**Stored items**
________________________________________
#ifndef SPL_BOUNDS_CHECK
#define SPL_BOUNDS_CHECK 0
#endif
#if SPL_BOUNDS_CHECK
__device__ unsigned long long g_bounds[4 + 64];
__device__ __noinline__ void bounds_note(int site, long long v, int t) {
    atomicAdd(&g_bounds[4 + (site & 63)], 1ull);
    if (atomicAdd(&g_bounds[0], 1ull) == 0) {
        g_bounds[1] = (unsigned long long)v; g_bounds[2] = (unsigned long long)site; g_bounds[3] = (unsigned long long)t;
    }
// ... 504 lines not shown
constexpr int GC_WG_MAX_PROBE = 1024;
__device__ unsigned long long g_gc_probe[GC_WG_MAX_PROBE][16];
__device__ unsigned long long g_gc_probe_max[GC_WG_MAX_PROBE][8];
#define GPROBE(k)                                                                 \
    if (threadIdx.x == 0) {                                                       \
        const uint64_t c_ = __builtin_readcyclecounter();                         \
        gacc[k] += c_ - glast;                                                    \
        glast = c_;                                                               \
    }
#else
#define GPROBE(k)
#endif
constexpr int GC_NOFIT = -2;
#ifndef GC_SR
#define GC_SR 8
#endif
#ifndef GC_CR
#define GC_CR 4
#endif
template <int CR = 4>
__device__ int compact_tree(const Pools &P, int t, int root, int root_round, const GcScr &S, GcLds &L,
                            int bunits, bool linked = false) {
    const int tid = threadIdx.x;
    TreeHdr *H = P.hdr + t;
    const int nc = H->node_count;
    const int rootl = root >= 0 ? node_l(P, root) : -1;
    int32_t *remap = S.remap;
#if GC_PROBE
    uint64_t gacc[8] = {0, 0, 0, 0, 0, 0, 0, 0}, glast = __builtin_readcyclecounter();
    const uint64_t gstart = glast;
#endif
    if (linked) {
        if (tid < 64) mark_linked(P, t, rootl, remap, S.queue);
        __syncthreads();
    }
    int kept = 0;
    for (int base = 0; base < nc; base += GCT) {
        const int i = base + tid;
        bool keep = false;
        if (i < nc) keep = i == rootl || (linked ? remap[i] == 1 : P.nd[node_g(P, t, i)].h.round > root_round);
        int tot;
        const int ex = block_scan(keep ? 1 : 0, tot, L);
        if (i < nc) remap[i] = keep ? kept + ex : -1;
        kept += tot;
    }
    __syncthreads();
    GPROBE(0)
    for (int i = tid; i < nc; i += GCT) {
        int sz = -1;
        if (remap[i] >= 0) {
            sz = 0;
            const int g = node_g(P, t, i);
            const Node nd = P.nd[g];
            if (!nd.h.term) sz = nd.c.ec + REC_UNITS * nd.c.vcnt();
        }
        S.nvs[i] = sz;
    }
    __syncthreads();
    if (tid < 64) {
        const int l = tid;
        int run = 0;
        constexpr int PD = 4;
        int pre[PD];
#pragma unroll
        for (int d = 0; d < PD; d++) pre[d] = 64 * d + l < nc ? S.nvs[64 * d + l] : -1;
        for (int base = 0; base < nc; base += 64) {
            const int i = base + l;
            const int szk = pre[0];
#pragma unroll
            for (int d = 0; d + 1 < PD; d++) pre[d] = pre[d + 1];
            pre[PD - 1] = base + 64 * PD + l < nc ? S.nvs[base + 64 * PD + l] : -1;
            const bool kept = szk >= 0;
            const int sz = kept ? szk : 0;
            bool pending = sz > 0;
            int start = run;
            for (;;) {
                const int x = pending ? sz : 0;
                int incl = x;
#pragma unroll
                for (int o = 1; o < 64; o <<= 1) {
                    const int y = __shfl_up(incl, o, 64);
                    if (l >= o) incl += y;
                }
                const int st = run + incl - x;
                const bool strad = pending && (st & (UPG - 1)) + sz > UPG;
                const uint64_t m = __ballot(strad);
                if (!m) {
                    if (pending) start = st;
                    run += __shfl(incl, 63, 64);
                    break;
                }
                const int f = __ffsll((unsigned long long)m) - 1;
                if (pending && l < f) { start = st; pending = false; }
                run = (__builtin_amdgcn_readlane(st, f) & ~(UPG - 1)) + UPG;
            }
            if (kept) S.nvs[i] = start;
        }
        if (l == 0) L.bc[0] = run;
    }
    __syncthreads();
    const int run = L.bc[0];
    GPROBE(1)
    if (run > H->epg * UPG) return GC_NOFIT;
    __syncthreads();
    int my_units = 0;
    for (int base = 0; base < nc; base += GCT) {
        const int i = base + tid;
        const int ni = i < nc ? remap[i] : -1;
        uint64_t k0 = 0, k1 = 0;
        Node nd{};
        int vs = 0;
        if (ni >= 0) {
            const int g = node_g(P, t, i);
            k0 = P.nkey0[g]; k1 = P.nkey1[g];
            nd = P.nd[g];
            vs = S.nvs[i];
        }
        __syncthreads();
        if (ni >= 0) {
            const int ng = node_g(P, t, ni);
            const bool term = nd.h.term;
            const int ec = nd.c.ec, vcnt = term ? 0 : nd.c.vcnt();
            const int sz = term ? 0 : ec + REC_UNITS * vcnt;
            Node w = nd;
            S.queue[ni] = term ? -1 : nd.h.bchild;
            S.ost[ni] = nd.c.eb(); S.ovb[ni] = nd.c.vb(); S.oec[ni] = term ? 0 : ec;
            if (!term) {
                w.c.set_eb(ec > 0 ? unit_g(P, t, vs) : 0, vcnt);
                w.c.set_vb(vcnt > 0 ? unit_g(P, t, vs + ec) : 0, vcnt);
            }
            w.h.h2 = -1; w.h.h3 = -1;
            P.nkey0[ng] = k0; P.nkey1[ng] = k1;
            P.nd[ng] = w;
            S.cs[ni] = vs; S.cnt[ni] = sz; S.inv[ni] = i;
            my_units += sz;
        }
    }
    int units;
    (void)block_scan(my_units, units, L);
    GPROBE(2)
    for (int ni = tid; ni < kept; ni += GCT) {
        const int ch = S.queue[ni];
        if (ch >= 0) {
            BCHK(IN_TREE(P, t, ch, nc), 56, ((long long)ni << 32) | (uint32_t)ch, t, (void)0);
            const int nl = remap[node_l(P, ch)];
            P.nd[node_g(P, t, ni)].h.bchild = nl >= 0 ? node_g(P, t, nl) : -1;
            BCHK(nl < 0 || P.nd[node_g(P, t, nl)].h.round == P.nd[node_g(P, t, ni)].h.round + 1, 40,
                 ((long long)ni << 32) | (uint32_t)nl, t, (void)0);
        }
    }
    for (int k = tid; k < run; k += GCT) S.own[k] = -1;
    __syncthreads();
    for (int ni = tid; ni < kept; ni += GCT) {
        const int c0 = S.cs[ni], c = S.cnt[ni];
        for (int e = 0; e < c; e++) S.own[c0 + e] = ni;
    }
    __syncthreads();
    GPROBE(3)
    constexpr int SR = GC_SR;
    for (int k0 = 0; k0 < run; k0 += GCT * SR) {
        int j[SR];
#pragma unroll
        for (int r = 0; r < SR; r++) {
            const int k = k0 + GCT * r + tid;
            j[r] = k < run ? S.own[k] : -1;
        }
        int64_t src[SR];
        bool link[SR];
#pragma unroll
        for (int r = 0; r < SR; r++) {
            src[r] = 0; link[r] = false;
            if (j[r] >= 0) {
                const int rel = k0 + GCT * r + tid - S.cs[j[r]], ec = S.oec[j[r]];
                if (rel < ec) {
                    src[r] = S.ost[j[r]] + rel;
                } else {
                    const int rr = rel - ec;
                    src[r] = S.ovb[j[r]] + rr;
                    link[r] = rr % REC_UNITS == REC_LINK_UNIT;
                }
            }
        }
        uint64_t v[SR];
#pragma unroll
        for (int r = 0; r < SR; r++) v[r] = j[r] >= 0 ? P.eu[src[r]] : 0;
#pragma unroll
// ... 470 lines not shown
            for (int k = 0; k < 7; k++) P.out_valid[slot * 7 + k] = P.ex_valid[x * 7 + k];
#pragma unroll
            for (int i = 0; i < 4; i++) {
                const int src = (i + px) % N;
                P.out_winner[slot * 4 + i] = i < N ? r[src < N ? src : 0] : 0.f;
                P.out_scdiff[slot * 4 + i] = i < N ? f[src < N ? src : 0] - f[px < N ? px : 0] : 0;
                P.out_q[slot * 4 + i] = P.ex_q[x * 4 + i];
            }
            P.out_meta[slot * 4 + 0] = (int)gb;
            P.out_meta[slot * 4 + 1] = gno;
            P.out_meta[slot * 4 + 2] = j;
            P.out_meta[slot * 4 + 3] = px;
            P.flq[fq0 + j] = make_int2((int)x, (int)slot);
        }
        __threadfence_block();
        __builtin_amdgcn_wave_barrier();
        if (l == 0) H->games_done += 1;
        deal_game<N>(P, C, t, b, ub[w]);
        nxt = 0;
    } else if (l == 0) {
        H->player = nxt;
        H->episode_step = step;
    }
    __threadfence_block();
    __builtin_amdgcn_wave_barrier();
    wave_store_board<N>(P.board + (size_t)t * Lx::S, b);
    wave_roll_players<N>(s, b, nxt);
    begin_search<N>(P, C, t, s, !ended, false);
    const int nroot = uniform(H->root);
    if (nroot >= 0 && uniform(H->noise_pending) && !uniform(H->gc_queued)) {
        const Node nd0 = P.nd[nroot];
        NodeRun r = run_of(nd0.c);
        r.eb = (int64_t)uniform64((uint64_t)r.eb); r.vb = (int64_t)uniform64((uint64_t)r.vb);
        r.ec = uniform(r.ec);
        const int cand = noise_kept_root(P, C, t, r, ST_DIR | (uint32_t)uniform(H->move_no), pbits[w],
                                         reinterpret_cast<float *>(pterm[w]), pprior[w], pact[w],
                                         reinterpret_cast<int16_t *>(pcnt[w]),
                                         reinterpret_cast<double *>(pprior[w]), (int)(sizeof(pprior[w]) / 8));
        wave_lds_fence();
        int ca;
        float cp, np;
        wave_cand(P, r.eb, r.ec, cand, ca, cp, np);
        const bool forced = uniform(H->forced) != 0;
        Pick pk{-1, 0, -1, 0};
        if (!forced) pk = scan_run(P, r, nd0.h.ns, nd0.h.qs, C.cpuct, C.fpu, false, 0);
        if (l == 0) {
            H->noise_pending = 0;
            Node w2 = nd0;
            w2.c.cand = (int16_t)cand; w2.c.ca = (int16_t)ca; w2.c.cp = cp; w2.c.np = np;
            w2.h.set_pick(pk.e, pk.a, pk.e >= 0 && pk.child >= 0 ? P.nd[pk.child].h.term : 0);
            w2.h.bchild = pk.e >= 0 ? pk.child : -1;
            w2.h.h2 = -1; w2.h.h3 = -1;
            w2.h.bvi = pk.e >= 0 ? P.ep(r.eb + pk.e)->vi : (int16_t)-1;
            P.nd[nroot] = w2;
        }
    }
}
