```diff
+template <bool BIAS>
+static int launch_wg7_w4(const WgHaloArgs& a, hipStream_t st) {
+    constexpr int smem = 2 * Wg4Geom::BUF;
+    static KgPerDevice attr_done;
+    if (attr_done.first()) {
+        KG_HIP(hipFuncSetAttribute((const void*)wgrad_halo7_w4_kernel<Wg4Geom::NCF, BIAS>, hipFuncAttributeMaxDynamicSharedMemorySize, smem));
+    }
+    const int n_ci = (a.cin_lim + 15) / 16, n_co = kg_cdiv(a.cout_lim, 16 * Wg4Geom::NCF);
+    hipLaunchKernelGGL((wgrad_halo7_w4_kernel<Wg4Geom::NCF, BIAS>), dim3(n_ci * n_co, a.nsplit), dim3(256), smem, st, a);
+    KG_CHECK_LAUNCH("wgrad_halo7_w4");
+    KG_KNAME(kname, "wgrad_halo7_w4_kernel<%d, %s>", Wg4Geom::NCF, BIAS ? "true" : "false");
+    kg_note_kernel(kname);
+    return KG_OK;
+}
+
+static bool wg7_w4_pays(const WgHaloArgs& a) {
+    static const int on = getenv("KG_WGRAD7_W4") ? atoi(getenv("KG_WGRAD7_W4")) : 1;
+    if (!on || a.tiletab || a.wp.n != 1 || a.cout_lim < 96 || (long)a.N * a.H * a.W < 16384) return false;
+    const long n_ci = (a.cin_lim + 15) / 16, cus = 256;
+    const long r8 = kg_cdiv(n_ci * kg_cdiv(a.cout_lim, 64) * a.nsplit, cus), r4 = kg_cdiv(n_ci * kg_cdiv(a.cout_lim, 96) * a.nsplit, cus);
+    return r4 * 96 <= r8 * 64;
+}
+
+static int wg_halo_dispatch(int w4, const void* x, const void* dy, float* dwp, int N, int H, int W, int ldx, int lddy,
+                            int Cin, int Cout, int cin_lim, int cout_lim, int KS, int nsplit, long split_stride,
+                            const int* tiletab, int ntiles, float* dbp, const kg_planes_t* planes, void* stream) {
     WgHaloArgs a;
     memset(&a, 0, sizeof(a));
     const kg_planes_t pp = kg_planes_or_default(planes);
@@ -295,7 +570,12 @@
     a.cin_lim = cin_lim; a.cout_lim = cout_lim; a.nsplit = nsplit; a.split_stride = split_stride;
     a.tiletab = (const int4*)tiletab; a.ntiles = ntiles; a.dbp = dbp;
     hipStream_t st = (hipStream_t)stream;
+    if (w4) {
+        KG_CHECK_ARG(KS == 7 && !tiletab && a.wp.n == 1, "kg_conv2d_wgrad_halo7_w4: dense 7x7 maps with single-plane operands only");
+        return dbp ? launch_wg7_w4<true>(a, st) : launch_wg7_w4<false>(a, st);
+    }
     if (KS == 7) {
+        if (wg7_w4_pays(a)) return dbp ? launch_wg7_w4<true>(a, st) : launch_wg7_w4<false>(a, st);
         if (dbp) {
             if (cout_lim <= 16 && cin_lim >= 32) return launch_wg<7, 2, 1, true>(a, st);
             if (cout_lim <= 16) return launch_wg<7, 1, 1, true>(a, st);
@@ -310,3 +590,15 @@
     if (cout_lim <= 16) return launch_wg<3, 4, 1>(a, st);
     return launch_wg<3, 4>(a, st);
 }
+
+extern "C" int kg_conv2d_wgrad_halo(const void* x, const void* dy, float* dwp, int N, int H, int W, int ldx, int lddy,
+                                    int Cin, int Cout, int cin_lim, int cout_lim, int KS, int nsplit, long split_stride,
+                                    const int* tiletab, int ntiles, float* dbp, const kg_planes_t* planes, void* stream) {
+    return wg_halo_dispatch(0, x, dy, dwp, N, H, W, ldx, lddy, Cin, Cout, cin_lim, cout_lim, KS, nsplit, split_stride, tiletab, ntiles, dbp, planes, stream);
+}
+
+extern "C" int kg_conv2d_wgrad_halo7_w4(const void* x, const void* dy, float* dwp, int N, int H, int W, int ldx, int lddy,
+                                        int Cin, int Cout, int cin_lim, int cout_lim, int KS, int nsplit, long split_stride,
+                                        const int* tiletab, int ntiles, float* dbp, const kg_planes_t* planes, void* stream) {
+    return wg_halo_dispatch(1, x, dy, dwp, N, H, W, ldx, lddy, Cin, Cout, cin_lim, cout_lim, KS, nsplit, split_stride, tiletab, ntiles, dbp, planes, stream);
+}
```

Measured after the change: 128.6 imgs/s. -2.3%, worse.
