template <int NB, bool LOGSIG>
__global__ __launch_bounds__(kThreads) void smf_vjp_lanes_rc_kernel(
    const float* __restrict__ xi, const int32_t* __restrict__ slot_idx,
    const int32_t* __restrict__ slot_part, const int64_t* __restrict__ group_base,
    const int32_t* __restrict__ group_len, const float2* __restrict__ theta,
    const float* __restrict__ hvec, SmfBins bins, int64_t g0, int64_t g1,
    float2* __restrict__ grad, float2* __restrict__ partials) {
  float h[NB + 1];
#pragma unroll
  for (int e = 0; e <= NB; ++e) h[e] = hvec[e];
  const int lane = threadIdx.x & (kWave - 1);
  const int64_t nw = (int64_t)gridDim.x * (kThreads / kWave);
  for (int64_t g = g0 + (int64_t)blockIdx.x * (kThreads / kWave) + (threadIdx.x >> 6); g < g1;
       g += nw) {
    const int64_t s = g * kWave + lane;
    const int c = slot_idx[s];
    const float2 th = theta[c < 0 ? 0 : c];
    const float inv = inv_sigma<LOGSIG>(th.y) * kWScale;
    const int len = group_len[g];
    const float* xp = xi + group_base[g] + lane;
    float A = 0.0f, B = 0.0f;
    int j = 0;
    for (; j + 2 <= len; j += 2) {
      const float x0 = xp[(int64_t)j * kWave];
      const float x1 = xp[(int64_t)(j + 1) * kWave];
      halo_vjp<NB, LOGSIG>(x0, th, inv, h, bins, A, B);
      halo_vjp<NB, LOGSIG>(x1, th, inv, h, bins, A, B);
    }
    if (j < len) halo_vjp<NB, LOGSIG>(xp[(int64_t)j * kWave], th, inv, h, bins, A, B);
    if (c >= 0) {
      const int part = slot_part[s];
      if (part >= 0) partials[part] = make_float2(A, B);
      else grad[c] = pop_grad<LOGSIG>(th, A, B);
    }
  }
}

__global__ __launch_bounds__(kThreads) void smf_lanes_pack_kernel(
    const float* __restrict__ xs, const int64_t* __restrict__ slot_src,
    const int32_t* __restrict__ slot_len, const int64_t* __restrict__ group_base,
    const int32_t* __restrict__ group_len, int64_t ngroups, float* __restrict__ xi) {
  const int lane = threadIdx.x & (kWave - 1);
  const int64_t g = (int64_t)blockIdx.x * (kThreads / kWave) + (threadIdx.x >> 6);
  if (g >= ngroups) return;
  const int64_t s = g * kWave + lane;
  const int64_t src = slot_src[s];
  const int len = slot_len[s];
  const int glen = group_len[g];
  float* dst = xi + group_base[g] + lane;
  for (int j = 0; j < glen; ++j) dst[(int64_t)j * kWave] = j < len ? xs[src + j] : kLaneSentinel;
}

static int padded_bins(int nb) {
  const int sizes[] = {1, 2, 4, 8, 10, 16, 32};
  for (int s : sizes)
    if (nb <= s) return s;
  TORCH_CHECK(false, "at most ", kMaxBins, " bins supported, got ", nb);
  return 0;
}

static SmfBins make_bins(const std::vector<double>& edges, const std::vector<double>& scale, int nbp) {
  const int nb = (int)scale.size();
  TORCH_CHECK((int)edges.size() == nb + 1, "need nb+1 edges");
  SmfBins b;
  for (int e = 0; e <= kMaxBins; ++e) b.edge[e] = (float)edges[std::min(e, nb)];
  for (int k = 0; k < kMaxBins; ++k) b.scale[k] = k < nb ? (float)scale[k] : 0.0f;
  const double d = (edges[nb] - edges[0]) / nb;
  bool uni = nb == nbp && d > 0;
  for (int e = 0; e <= nb && uni; ++e)
    uni = std::fabs(edges[e] - (edges[0] + e * d)) <= 1e-6 * std::max(1.0, std::fabs(edges[e]));
  b.delta = uni ? (float)d : 0.0f;
  return b;
}

#define MG_DISPATCH_NB(NBP, ...)                             \
  switch (NBP) {                                             \
    case 1: { constexpr int NB = 1; __VA_ARGS__; break; }    \
    case 2: { constexpr int NB = 2; __VA_ARGS__; break; }    \
    case 4: { constexpr int NB = 4; __VA_ARGS__; break; }    \
    case 8: { constexpr int NB = 8; __VA_ARGS__; break; }    \
    case 10: { constexpr int NB = 10; __VA_ARGS__; break; }  \
    case 16: { constexpr int NB = 16; __VA_ARGS__; break; }  \
    default: { constexpr int NB = 32; __VA_ARGS__; break; }  \
  }

static void check_dev(const torch::Tensor& t, const char* name, at::ScalarType st) {
  TORCH_CHECK(t.is_cuda(), name, " must be a device tensor");
  TORCH_CHECK(t.is_contiguous(), name, " must be contiguous");
  TORCH_CHECK(t.scalar_type() == st, name, " has wrong dtype");
}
________________________________________
**Work instructions**
The lines to return begin at the first line of the records and end at the line holding "constexpr int GC_WG_MAX_PROBE = 1024;"; please return them exactly, including both, and nothing beyond.

**Exercise output**
#ifndef SPL_BOUNDS_CHECK
#define SPL_BOUNDS_CHECK 0
#endif
#if SPL_BOUNDS_CHECK
__device__ unsigned long long g_bounds[4 + 64];
__device__ __noinline__ void bounds_note(int site, long long v, int t) {
    atomicAdd(&g_bounds[4 + (site & 63)], 1ull);
    if (atomicAdd(&g_bounds[0], 1ull) == 0) {
        g_bounds[1] = (unsigned long long)v; g_bounds[2] = (unsigned long long)site; g_bounds[3] = (unsigned long long)t;
    }
// ... 504 lines not shown
constexpr int GC_WG_MAX_PROBE = 1024;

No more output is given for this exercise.